With violence steaming from conflict minerals in Sierra Leone, the Democratic Republic
of the Congo, Angola, and Liberia, it is clear that the problem is particularly severe. Although
there are countless reasons why the conflict minerals are a problem and it is clearly demonstrated
that the conditions surrounding the sites where the minerals are extracted from the land,
countries such as the United States, benefit from these harsh extractions. As previously stated,
the United States is a huge benefiter of the conflict mineral, Coltan, because of the minerals use
in smart phones.
Organizations, such as the Institute for Interconnecting and Packaging Electronic Circuits
(IPC) along with other affected companies and industry associations have been working for
several years to find a solution that will cut off revenue received by rebel groups in the Congo.

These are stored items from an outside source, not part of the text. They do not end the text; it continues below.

template <bool SELF, int TPB, int CAP>
__global__ void __launch_bounds__(TPB)
k_scan_hits2(u32 lo, u32 i0, u32 i1, LzSeedDev sd,
             const u32* __restrict__ wstart, const u32* __restrict__ wpos, const LzWctx* __restrict__ wctx,
             const u32* __restrict__ sk, const u32* __restrict__ sv, u32 n, const u64* __restrict__ off, u64 base,
             LzExtendParams P, LzLutParams Q, const LzLutEntry* __restrict__ lut_g,
             u64* __restrict__ recs, LzScanTask* __restrict__ tasks, u32* __restrict__ n_tasks, u32 region_cap, LzSelfDev self)
{
    static_assert(CAP % 512 == 0, "whole 16-byte groups of own[] per lane");
    constexpr int WORDS = CAP / 2 / 64;
    __shared__ LzLutEntry lut[LZ_LUT_TOTAL];
    __shared__ LzFuse2Wave<CAP> shw[TPB / 64];
    for (u32 k = threadIdx.x; k < LZ_LUT_TOTAL; k += TPB) lut[k] = lut_g[k];
    __syncthreads();
    LzFuse2Wave<CAP>& sh = shw[threadIdx.x >> 6];
    unsigned short* const own = reinterpret_cast<unsigned short*>(sh.own32);
    const u32 lane = threadIdx.x & 63u;
    const u32 region = blockIdx.x * (TPB / 64) + (threadIdx.x >> 6), nwaves = gridDim.x * (TPB / 64);
    LzScanTask* const my_tasks = tasks + (size_t)region * region_cap;
    u32 my_n = 0;
    const u32 ngroups = (n + 63u) / 64u;
    for (u32 grp = region; grp < ngroups; grp += nwaves) {
        const u32 j = grp * 64u + lane;
        u32 w_l = 0, i_l = 0; bool in = false;
        if (j < n) { w_l = sk[j] & ((2u << sd.weight) - 1u); i_l = sv[j]; in = !(w_l >> sd.weight) && i_l >= i0 && i_l < i1; }
        if (!__ballot(in)) continue;
        const u32 dbase = in ? (u32)(off[i_l] - base) : 0u;
        const u32 pos2 = lo + i_l + 1u;
        u32 slo = 0, shi = 0;
        if (SELF) lz_self_bounds(self, pos2, slo, shi);
        u32 carry = 0;
        for (int r = 0; r < sd.nprobes; r += LZ_FILL_GROUP) {
            u32 la[LZ_FILL_GROUP], len[LZ_FILL_GROUP]; u32 total = 0;
#pragma unroll
            for (int p = 0; p < LZ_FILL_GROUP; p++) {
                const bool on = in && r + p < sd.nprobes;
                const u32 w = on ? (w_l ^ sd.probe_xor[(r + p) & (LZ_MAX_PROBES - 1)]) : 0u;
                la[p] = wstart[w]; len[p] = wstart[w + 1];
            }
#pragma unroll
            for (int p = 0; p < LZ_FILL_GROUP; p++) {
                const bool on = in && r + p < sd.nprobes;
                len[p] = on ? len[p] - la[p] : 0u;
                if (!SELF) total += len[p];
            }
            if (SELF) {
                lz_clip_runs<LZ_FILL_GROUP>(wpos, la, len, slo, shi);
#pragma unroll
                for (int p = 0; p < LZ_FILL_GROUP; p++) total += len[p];
            }
            u32 inc = total;
            LZ_WAVE_SCAN_U32(inc, total, lz_uadd)
            const u32 E = inc - total;
            const u32 T = (u32)__builtin_amdgcn_readlane((int)inc, 63);
            {
                u32 S = E;
#pragma unroll
                for (int p = 0; p < LZ_FILL_GROUP; p++) { sh.lsrc[lane * LZ_FILL_GROUP + p] = la[p] - S; S += len[p]; }
            }
            sh.ent[lane] = make_uint2(dbase + carry - E, pos2);
            for (u32 cs = 0; cs < T; cs += CAP) {
                const u32 tc = (T - cs < (u32)CAP) ? T - cs : (u32)CAP;
                uint4* const mine = reinterpret_cast<uint4*>(sh.own32 + lane * WORDS);
#pragma unroll
                for (int k = 0; k < WORDS / 4; k++) mine[k] = make_uint4(0u, 0u, 0u, 0u);
                __atomic_signal_fence(__ATOMIC_SEQ_CST);
                {
                    u32 S = E;
#pragma unroll
                    for (int p = 0; p < LZ_FILL_GROUP; p++) {
                        const u32 l = len[p];
                        if (l && S < cs + tc && S + l > cs) own[(S > cs ? S : cs) - cs] = (unsigned short)(1u + lane * LZ_FILL_GROUP + (u32)p);
                        S += l;
                    }
                }
                __atomic_signal_fence(__ATOMIC_SEQ_CST);
                u32 wv[WORDS];
#pragma unroll
                for (int k = 0; k < WORDS / 4; k++) { const uint4 v = mine[k]; wv[4 * k] = v.x; wv[4 * k + 1] = v.y; wv[4 * k + 2] = v.z; wv[4 * k + 3] = v.w; }
                u32 segmax = 0;
#pragma unroll
                for (int k = 0; k < WORDS; k++) { const u32 m2 = lz_umax(wv[k] & 0xFFFFu, wv[k] >> 16); segmax = lz_umax(segmax, m2); }
                u32 sinc = segmax;
                LZ_WAVE_SCAN_U32(sinc, segmax, lz_umax)
                u32 run = lz_dpp_u32<0x138, 0xf, 0xf>(0u, sinc);
#pragma unroll
                for (int k = 0; k < WORDS; k++) {
                    const u32 a0 = lz_umax(wv[k] & 0xFFFFu, run), a1 = lz_umax(wv[k] >> 16, a0);
                    wv[k] = a0 | (a1 << 16); run = a1;
                }
#pragma unroll
                for (int k = 0; k < WORDS / 4; k++) mine[k] = make_uint4(wv[4 * k], wv[4 * k + 1], wv[4 * k + 2], wv[4 * k + 3]);
                __atomic_signal_fence(__ATOMIC_SEQ_CST);
                auto load_trip = [&](u32 tb, LzFuseTrip& t) {
                    const u32 t0 = tb + lane;
                    t.ok = t0 < tc;
                    const u32 tt = t.ok ? t0 : tc - 1u;
                    const u32 list = (u32)own[tt] - 1u;
                    const u32 ls = sh.lsrc[list];
                    const uint2 en = sh.ent[list / LZ_FILL_GROUP];
                    const u32 tabs = cs + tt, e = ls + tabs;
                    t.p1 = wpos[e]; t.cx = wctx[e];
                    t.pos2 = en.y; t.dst = en.x + tabs;
                    const u32 sql = en.y - 1u + (u32)LZ_PAD2;
                    t.ql = lz_load16(Q.q2 + ((sql >> 2) - 15u)); t.qr = lz_load16(Q.q2 + ((sql + 1u) >> 2));
                };
                auto scan_trip = [&](const LzFuseTrip& t) {
                    const u64 key = lz_hit_key(t.p1, t.pos2);
                    LzLutRaw<false> rl, rr;
                    lz_wctx_windows(t.cx, t.p1, rl.tv, rr.tv);
                    rl.qv = t.ql; rr.qv = t.qr;
                    u32 summ;
                    lz_scan_round<false>(P, Q, lut, nullptr, key, t.ok, rl, rr, t.dst, lane, summ, my_tasks, my_n, region_cap);
                    if (t.ok) LZ_NT_ST(lz_hit_record_tagged(key, summ), recs + t.dst);
                };
                LzFuseTrip ta, tb2;
                load_trip(0u, ta);
#pragma unroll 1
                for (u32 tb = 0;;) {
                    if (tb + 64u < tc) load_trip(tb + 64u, tb2);
                    scan_trip(ta);
                    tb += 64u; if (tb >= tc) break;
                    if (tb + 64u < tc) load_trip(tb + 64u, ta);
                    scan_trip(tb2);
                    tb += 64u; if (tb >= tc) break;
                }
                __atomic_signal_fence(__ATOMIC_SEQ_CST);
            }
            carry += total;
        }
    }
    if (lane == 0) n_tasks[region] = my_n < region_cap ? my_n : region_cap;
}

__global__ void __launch_bounds__(LZ_ST_TPB)
k_scan_tasks2(LzExtendParams P, LzLutParams Q, const LzLutEntry* __restrict__ lut_g, const LzScanTask* __restrict__ tasks,
              const u32* __restrict__ n_tasks, u32 n_regions, u32 region_cap, u64* __restrict__ recs)
{
    __shared__ LzLutEntry lut[LZ_LUT_TOTAL];
    for (u32 k = threadIdx.x; k < LZ_LUT_TOTAL; k += LZ_ST_TPB) lut[k] = lut_g[k];
    __syncthreads();
    for (u32 region = blockIdx.x; region < n_regions; region += gridDim.x) {
        const u32 nt = n_tasks[region];
        for (u32 k = threadIdx.x; k < nt; k += (u32)LZ_ST_TPB) {
            const LzScanTask t = tasks[(size_t)region * region_cap + k];
            LzLutScan L = t.L, R = t.R;
            const u32 pos1 = L.alive == 1 ? L.s + (u32)LZ_LUT_WIN_B * L.nwin : R.s - (u32)LZ_LUT_WIN_B * R.nwin;
            while (L.alive == 1 && L.nwin < (u32)LZ_LUT_MAXWIN) lz_lut_step<false, false>(Q, lut, t.diag, L, nullptr);
            while (R.alive == 1 && R.nwin < (u32)LZ_LUT_MAXWIN) lz_lut_step<true, false>(Q, lut, t.diag, R, nullptr);
            recs[t.idx] = lz_hit_record_tagged(lz_hit_key(pos1, pos1 - (u32)t.diag), lz_lut_summary(L, R, P.min_score));
        }
    }
}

from the trade of minerals used in electronics and other products. Efforts by the U.S. Congress,
human rights groups, non-governmental organizations (NGOs), the European Union, and
industry are underway to improve transparency of “conflict minerals,” columbite-tantalite
(coltan), cassiterite, wolframite (ores for tantalum, tin, and cobalt, respectively) and gold, in the
supply chain.
Although farther northern west geographically and not being a resource for the conflict
minerals, there are many ways in which Senegal can help assist the ending of the usage and
trafficking of the conflict minerals. Partnership is a huge thing to consider when a problem
becomes and involves more than a single country and when it becomes as severe as the mineral
conflict. Senegal needs to partner with other countries with higher authority and better financed,
such as the U.S, to diplomatically solve the problems as quickly and efficient as possible. What
needs to be considered and pondered is how this possible solution would affect other countries,
directly and indirectly, as a result of the changes made.